Material for this exercise:
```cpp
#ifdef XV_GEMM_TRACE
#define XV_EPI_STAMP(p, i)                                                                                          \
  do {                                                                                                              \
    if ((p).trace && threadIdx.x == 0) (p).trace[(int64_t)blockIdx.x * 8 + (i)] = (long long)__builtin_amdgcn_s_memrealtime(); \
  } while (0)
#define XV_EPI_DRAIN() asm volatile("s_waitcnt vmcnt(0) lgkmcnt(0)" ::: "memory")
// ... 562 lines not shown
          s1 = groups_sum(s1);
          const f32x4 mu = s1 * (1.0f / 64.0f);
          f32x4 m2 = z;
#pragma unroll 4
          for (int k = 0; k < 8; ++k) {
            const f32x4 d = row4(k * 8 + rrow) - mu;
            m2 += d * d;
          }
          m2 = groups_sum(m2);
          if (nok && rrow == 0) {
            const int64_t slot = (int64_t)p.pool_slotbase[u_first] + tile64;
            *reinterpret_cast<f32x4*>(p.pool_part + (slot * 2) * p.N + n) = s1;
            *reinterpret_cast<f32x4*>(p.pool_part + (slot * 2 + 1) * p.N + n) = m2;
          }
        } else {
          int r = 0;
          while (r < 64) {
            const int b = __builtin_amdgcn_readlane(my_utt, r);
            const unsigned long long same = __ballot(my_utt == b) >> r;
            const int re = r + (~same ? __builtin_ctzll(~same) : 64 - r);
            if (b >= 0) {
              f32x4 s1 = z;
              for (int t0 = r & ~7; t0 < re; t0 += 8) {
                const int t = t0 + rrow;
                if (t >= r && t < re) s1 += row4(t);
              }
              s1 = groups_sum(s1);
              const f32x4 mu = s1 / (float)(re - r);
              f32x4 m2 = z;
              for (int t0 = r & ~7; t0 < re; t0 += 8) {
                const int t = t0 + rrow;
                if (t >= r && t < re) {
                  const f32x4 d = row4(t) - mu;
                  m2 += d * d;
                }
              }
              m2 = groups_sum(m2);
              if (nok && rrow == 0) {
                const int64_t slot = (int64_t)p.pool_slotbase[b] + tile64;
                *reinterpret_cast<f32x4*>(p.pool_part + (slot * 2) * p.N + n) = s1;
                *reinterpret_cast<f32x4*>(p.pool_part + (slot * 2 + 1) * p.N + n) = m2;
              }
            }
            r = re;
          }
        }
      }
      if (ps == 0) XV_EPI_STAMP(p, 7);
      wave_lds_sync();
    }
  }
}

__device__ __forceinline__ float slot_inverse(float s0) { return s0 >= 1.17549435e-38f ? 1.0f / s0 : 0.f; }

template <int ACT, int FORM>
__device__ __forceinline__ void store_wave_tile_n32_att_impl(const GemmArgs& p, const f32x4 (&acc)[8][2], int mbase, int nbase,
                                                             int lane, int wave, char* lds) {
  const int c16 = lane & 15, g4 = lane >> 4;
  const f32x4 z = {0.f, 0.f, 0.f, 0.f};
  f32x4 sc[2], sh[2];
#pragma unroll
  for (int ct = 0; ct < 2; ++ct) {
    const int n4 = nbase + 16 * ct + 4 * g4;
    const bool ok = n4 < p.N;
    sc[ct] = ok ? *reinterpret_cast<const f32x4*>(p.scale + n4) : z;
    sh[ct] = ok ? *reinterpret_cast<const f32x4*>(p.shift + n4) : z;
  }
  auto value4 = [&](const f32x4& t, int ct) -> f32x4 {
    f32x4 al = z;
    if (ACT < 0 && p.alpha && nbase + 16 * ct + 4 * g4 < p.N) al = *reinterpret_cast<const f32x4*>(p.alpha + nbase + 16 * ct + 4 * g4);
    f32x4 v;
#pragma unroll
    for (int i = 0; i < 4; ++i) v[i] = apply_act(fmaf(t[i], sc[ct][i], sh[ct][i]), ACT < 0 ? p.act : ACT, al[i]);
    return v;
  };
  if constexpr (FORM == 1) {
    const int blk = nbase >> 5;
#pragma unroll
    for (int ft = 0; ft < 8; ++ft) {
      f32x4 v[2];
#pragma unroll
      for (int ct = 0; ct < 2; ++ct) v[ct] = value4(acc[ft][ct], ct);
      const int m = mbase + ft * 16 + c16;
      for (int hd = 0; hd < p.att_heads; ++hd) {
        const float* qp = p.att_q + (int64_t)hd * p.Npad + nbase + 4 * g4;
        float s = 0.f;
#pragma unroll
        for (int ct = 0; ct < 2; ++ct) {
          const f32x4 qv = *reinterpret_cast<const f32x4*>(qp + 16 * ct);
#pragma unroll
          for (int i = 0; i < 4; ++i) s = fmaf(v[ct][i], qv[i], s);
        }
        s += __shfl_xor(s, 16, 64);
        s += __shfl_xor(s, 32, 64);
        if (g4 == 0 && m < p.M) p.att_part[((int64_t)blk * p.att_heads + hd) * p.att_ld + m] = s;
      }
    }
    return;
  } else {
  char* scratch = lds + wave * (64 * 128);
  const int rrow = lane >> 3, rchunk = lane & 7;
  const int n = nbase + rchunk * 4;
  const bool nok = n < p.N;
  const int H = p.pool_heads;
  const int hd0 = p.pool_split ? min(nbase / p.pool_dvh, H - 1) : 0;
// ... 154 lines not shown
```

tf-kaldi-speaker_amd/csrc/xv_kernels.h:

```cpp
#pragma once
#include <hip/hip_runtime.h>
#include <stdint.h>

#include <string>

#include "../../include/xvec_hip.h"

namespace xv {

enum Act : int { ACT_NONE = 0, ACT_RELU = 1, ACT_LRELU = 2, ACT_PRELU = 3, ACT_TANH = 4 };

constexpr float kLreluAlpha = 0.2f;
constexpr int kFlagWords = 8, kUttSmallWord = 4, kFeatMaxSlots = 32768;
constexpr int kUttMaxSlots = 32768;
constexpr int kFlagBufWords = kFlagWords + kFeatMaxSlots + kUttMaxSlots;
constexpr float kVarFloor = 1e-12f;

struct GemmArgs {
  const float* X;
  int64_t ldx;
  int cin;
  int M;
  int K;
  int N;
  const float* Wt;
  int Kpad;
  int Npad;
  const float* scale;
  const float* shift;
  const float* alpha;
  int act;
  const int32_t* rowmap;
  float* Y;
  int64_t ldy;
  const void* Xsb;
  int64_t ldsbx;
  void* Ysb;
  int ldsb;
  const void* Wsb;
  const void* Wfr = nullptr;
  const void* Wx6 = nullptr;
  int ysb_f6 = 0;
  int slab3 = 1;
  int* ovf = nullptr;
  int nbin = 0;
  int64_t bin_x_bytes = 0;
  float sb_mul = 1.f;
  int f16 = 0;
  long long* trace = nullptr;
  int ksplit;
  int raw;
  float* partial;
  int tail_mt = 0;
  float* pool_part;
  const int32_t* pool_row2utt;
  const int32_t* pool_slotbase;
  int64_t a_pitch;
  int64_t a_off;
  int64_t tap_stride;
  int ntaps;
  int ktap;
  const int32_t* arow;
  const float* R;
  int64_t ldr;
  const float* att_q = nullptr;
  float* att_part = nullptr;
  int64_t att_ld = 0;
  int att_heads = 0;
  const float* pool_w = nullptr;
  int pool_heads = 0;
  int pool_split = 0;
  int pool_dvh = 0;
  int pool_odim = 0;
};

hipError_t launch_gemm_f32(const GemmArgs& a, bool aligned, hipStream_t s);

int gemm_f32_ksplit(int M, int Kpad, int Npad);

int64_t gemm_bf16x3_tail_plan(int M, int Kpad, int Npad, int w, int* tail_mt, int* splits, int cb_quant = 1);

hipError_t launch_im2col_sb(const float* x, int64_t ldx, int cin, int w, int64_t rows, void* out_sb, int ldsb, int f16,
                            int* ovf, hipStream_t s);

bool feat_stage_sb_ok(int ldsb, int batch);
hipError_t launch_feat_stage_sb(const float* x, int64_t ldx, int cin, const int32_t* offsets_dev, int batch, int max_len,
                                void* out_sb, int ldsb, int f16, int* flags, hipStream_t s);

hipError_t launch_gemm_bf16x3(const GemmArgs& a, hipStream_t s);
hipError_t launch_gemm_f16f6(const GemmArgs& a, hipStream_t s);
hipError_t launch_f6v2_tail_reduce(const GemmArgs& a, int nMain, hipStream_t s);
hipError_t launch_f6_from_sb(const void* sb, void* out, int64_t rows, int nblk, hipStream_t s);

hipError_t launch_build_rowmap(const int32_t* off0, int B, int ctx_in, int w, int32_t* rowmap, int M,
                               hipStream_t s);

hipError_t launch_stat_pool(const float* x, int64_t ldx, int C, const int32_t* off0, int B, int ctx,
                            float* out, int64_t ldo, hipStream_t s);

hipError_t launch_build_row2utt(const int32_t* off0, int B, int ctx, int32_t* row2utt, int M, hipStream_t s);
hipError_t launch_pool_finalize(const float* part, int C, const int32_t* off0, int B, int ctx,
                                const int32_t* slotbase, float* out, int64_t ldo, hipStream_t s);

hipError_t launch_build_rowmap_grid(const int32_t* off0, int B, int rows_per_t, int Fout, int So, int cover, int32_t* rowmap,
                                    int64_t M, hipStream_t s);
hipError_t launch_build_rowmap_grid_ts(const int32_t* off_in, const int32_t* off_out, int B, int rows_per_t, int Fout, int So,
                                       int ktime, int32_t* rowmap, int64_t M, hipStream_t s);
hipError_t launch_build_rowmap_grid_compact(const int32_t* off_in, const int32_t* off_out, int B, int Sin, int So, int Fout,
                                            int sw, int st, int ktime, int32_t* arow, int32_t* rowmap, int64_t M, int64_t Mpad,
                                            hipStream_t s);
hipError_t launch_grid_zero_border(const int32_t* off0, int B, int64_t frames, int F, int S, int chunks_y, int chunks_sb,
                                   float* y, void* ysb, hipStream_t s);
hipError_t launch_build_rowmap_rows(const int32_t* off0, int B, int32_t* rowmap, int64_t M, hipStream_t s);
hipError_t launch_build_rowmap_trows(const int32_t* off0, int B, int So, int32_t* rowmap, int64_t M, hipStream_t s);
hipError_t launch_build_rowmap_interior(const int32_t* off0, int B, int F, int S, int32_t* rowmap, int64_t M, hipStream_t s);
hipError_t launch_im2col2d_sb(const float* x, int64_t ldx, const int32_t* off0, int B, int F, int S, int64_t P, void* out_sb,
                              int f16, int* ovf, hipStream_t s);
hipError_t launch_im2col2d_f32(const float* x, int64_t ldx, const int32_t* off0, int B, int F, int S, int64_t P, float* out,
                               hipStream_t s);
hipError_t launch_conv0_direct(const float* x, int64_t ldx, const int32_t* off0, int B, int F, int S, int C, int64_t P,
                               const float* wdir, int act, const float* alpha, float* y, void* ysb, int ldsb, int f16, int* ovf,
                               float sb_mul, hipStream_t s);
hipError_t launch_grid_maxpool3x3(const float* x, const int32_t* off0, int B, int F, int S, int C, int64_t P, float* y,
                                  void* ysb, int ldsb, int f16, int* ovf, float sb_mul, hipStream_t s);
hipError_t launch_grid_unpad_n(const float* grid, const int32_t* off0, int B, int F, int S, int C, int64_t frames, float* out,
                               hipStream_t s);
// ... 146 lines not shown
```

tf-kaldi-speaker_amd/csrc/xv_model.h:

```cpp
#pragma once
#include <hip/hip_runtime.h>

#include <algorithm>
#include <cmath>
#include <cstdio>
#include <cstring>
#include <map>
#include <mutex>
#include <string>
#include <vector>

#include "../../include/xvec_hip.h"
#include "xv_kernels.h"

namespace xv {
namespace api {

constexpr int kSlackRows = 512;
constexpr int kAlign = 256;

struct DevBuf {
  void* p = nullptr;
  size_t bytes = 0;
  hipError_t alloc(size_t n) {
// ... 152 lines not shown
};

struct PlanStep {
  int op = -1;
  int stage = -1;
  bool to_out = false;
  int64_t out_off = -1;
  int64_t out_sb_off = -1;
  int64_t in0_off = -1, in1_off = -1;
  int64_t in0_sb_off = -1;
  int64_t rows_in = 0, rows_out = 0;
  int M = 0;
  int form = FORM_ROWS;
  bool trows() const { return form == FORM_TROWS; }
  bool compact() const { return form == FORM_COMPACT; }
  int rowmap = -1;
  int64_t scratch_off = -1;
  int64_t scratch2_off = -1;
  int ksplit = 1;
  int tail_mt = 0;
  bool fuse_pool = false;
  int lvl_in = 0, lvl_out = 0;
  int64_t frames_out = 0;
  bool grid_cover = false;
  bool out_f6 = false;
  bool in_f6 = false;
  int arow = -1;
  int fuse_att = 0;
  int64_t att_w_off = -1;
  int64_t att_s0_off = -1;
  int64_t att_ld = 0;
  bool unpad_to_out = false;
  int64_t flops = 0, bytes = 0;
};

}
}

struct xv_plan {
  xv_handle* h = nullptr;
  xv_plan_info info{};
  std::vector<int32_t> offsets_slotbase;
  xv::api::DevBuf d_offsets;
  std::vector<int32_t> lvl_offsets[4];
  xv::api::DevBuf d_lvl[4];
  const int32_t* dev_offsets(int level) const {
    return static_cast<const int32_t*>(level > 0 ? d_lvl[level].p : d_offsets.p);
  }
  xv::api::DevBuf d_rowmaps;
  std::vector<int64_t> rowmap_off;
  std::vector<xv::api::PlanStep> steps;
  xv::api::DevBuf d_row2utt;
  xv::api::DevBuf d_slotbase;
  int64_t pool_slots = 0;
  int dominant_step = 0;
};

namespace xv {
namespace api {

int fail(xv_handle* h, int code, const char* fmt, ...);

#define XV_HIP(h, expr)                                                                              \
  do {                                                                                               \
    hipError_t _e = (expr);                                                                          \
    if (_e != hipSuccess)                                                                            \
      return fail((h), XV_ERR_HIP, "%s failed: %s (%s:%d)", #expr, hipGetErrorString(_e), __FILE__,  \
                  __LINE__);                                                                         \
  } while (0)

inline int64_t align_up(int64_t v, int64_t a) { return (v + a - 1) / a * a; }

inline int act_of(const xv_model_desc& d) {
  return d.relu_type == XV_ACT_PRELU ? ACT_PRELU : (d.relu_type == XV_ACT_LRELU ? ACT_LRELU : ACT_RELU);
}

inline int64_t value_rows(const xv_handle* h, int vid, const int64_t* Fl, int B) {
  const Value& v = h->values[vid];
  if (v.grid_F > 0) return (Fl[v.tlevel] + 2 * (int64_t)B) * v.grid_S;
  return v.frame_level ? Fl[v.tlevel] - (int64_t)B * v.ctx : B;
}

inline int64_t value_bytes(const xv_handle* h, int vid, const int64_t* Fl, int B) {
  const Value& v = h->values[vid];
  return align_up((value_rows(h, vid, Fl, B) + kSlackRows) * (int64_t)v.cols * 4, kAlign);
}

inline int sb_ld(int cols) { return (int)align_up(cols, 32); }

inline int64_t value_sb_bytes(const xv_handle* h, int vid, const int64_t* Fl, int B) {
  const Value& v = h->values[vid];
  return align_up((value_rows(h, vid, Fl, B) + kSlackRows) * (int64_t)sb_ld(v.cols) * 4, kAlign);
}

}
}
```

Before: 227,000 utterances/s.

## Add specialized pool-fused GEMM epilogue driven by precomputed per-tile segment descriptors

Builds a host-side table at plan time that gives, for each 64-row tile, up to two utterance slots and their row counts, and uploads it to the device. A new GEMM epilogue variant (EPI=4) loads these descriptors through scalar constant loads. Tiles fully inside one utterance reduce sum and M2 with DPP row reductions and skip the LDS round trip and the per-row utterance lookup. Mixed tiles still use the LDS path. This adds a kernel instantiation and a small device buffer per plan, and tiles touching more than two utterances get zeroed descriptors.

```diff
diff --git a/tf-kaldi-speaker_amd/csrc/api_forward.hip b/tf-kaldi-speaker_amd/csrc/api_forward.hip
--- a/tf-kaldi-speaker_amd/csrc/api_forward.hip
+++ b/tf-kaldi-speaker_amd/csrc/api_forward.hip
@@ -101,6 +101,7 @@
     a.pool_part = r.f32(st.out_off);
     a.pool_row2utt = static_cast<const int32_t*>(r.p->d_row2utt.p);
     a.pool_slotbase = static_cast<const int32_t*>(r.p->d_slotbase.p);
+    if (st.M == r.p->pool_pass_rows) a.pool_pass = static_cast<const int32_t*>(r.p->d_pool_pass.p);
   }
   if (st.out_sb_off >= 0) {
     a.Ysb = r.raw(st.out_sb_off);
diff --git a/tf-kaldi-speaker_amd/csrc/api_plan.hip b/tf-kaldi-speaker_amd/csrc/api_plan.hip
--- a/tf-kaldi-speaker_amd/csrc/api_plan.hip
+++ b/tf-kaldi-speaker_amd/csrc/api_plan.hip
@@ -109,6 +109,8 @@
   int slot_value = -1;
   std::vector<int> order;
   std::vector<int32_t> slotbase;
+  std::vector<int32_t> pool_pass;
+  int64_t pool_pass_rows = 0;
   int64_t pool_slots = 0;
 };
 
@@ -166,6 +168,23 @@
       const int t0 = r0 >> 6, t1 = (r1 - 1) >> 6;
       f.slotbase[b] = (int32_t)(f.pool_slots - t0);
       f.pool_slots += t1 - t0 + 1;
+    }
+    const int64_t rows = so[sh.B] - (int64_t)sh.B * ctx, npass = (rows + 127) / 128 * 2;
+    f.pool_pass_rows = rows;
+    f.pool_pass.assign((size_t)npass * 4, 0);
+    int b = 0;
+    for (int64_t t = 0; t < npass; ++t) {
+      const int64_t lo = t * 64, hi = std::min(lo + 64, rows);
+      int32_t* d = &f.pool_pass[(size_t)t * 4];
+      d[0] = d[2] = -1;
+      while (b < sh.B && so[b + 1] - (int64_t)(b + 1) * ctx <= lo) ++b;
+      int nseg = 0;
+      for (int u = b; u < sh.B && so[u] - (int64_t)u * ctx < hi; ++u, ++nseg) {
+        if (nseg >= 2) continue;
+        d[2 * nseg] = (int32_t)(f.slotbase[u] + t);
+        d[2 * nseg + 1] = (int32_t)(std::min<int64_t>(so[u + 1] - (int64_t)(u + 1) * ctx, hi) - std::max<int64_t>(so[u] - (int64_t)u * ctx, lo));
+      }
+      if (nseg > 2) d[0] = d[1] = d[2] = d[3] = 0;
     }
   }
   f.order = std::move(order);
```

...

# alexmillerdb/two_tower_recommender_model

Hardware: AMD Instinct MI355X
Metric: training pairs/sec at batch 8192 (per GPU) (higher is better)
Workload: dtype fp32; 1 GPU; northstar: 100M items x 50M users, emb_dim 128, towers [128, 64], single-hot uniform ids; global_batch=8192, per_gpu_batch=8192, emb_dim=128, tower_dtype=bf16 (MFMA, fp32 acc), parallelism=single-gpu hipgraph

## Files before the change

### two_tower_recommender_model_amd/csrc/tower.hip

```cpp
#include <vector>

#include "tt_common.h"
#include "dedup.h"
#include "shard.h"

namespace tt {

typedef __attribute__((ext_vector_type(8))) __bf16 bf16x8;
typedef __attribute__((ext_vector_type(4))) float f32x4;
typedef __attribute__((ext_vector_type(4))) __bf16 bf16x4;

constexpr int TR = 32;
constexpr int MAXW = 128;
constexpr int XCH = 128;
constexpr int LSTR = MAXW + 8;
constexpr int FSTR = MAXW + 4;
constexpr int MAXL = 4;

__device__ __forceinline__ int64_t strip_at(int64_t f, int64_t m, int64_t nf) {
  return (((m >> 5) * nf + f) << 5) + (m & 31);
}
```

Work required: Out of the material above, select every line that holds the string "rrow".

Solution to this problem:
            const f32x4 d = row4(k * 8 + rrow) - mu;
          if (nok && rrow == 0) {
                const int t = t0 + rrow;
                const int t = t0 + rrow;
              if (nok && rrow == 0) {
  const int rrow = lane >> 3, rchunk = lane & 7;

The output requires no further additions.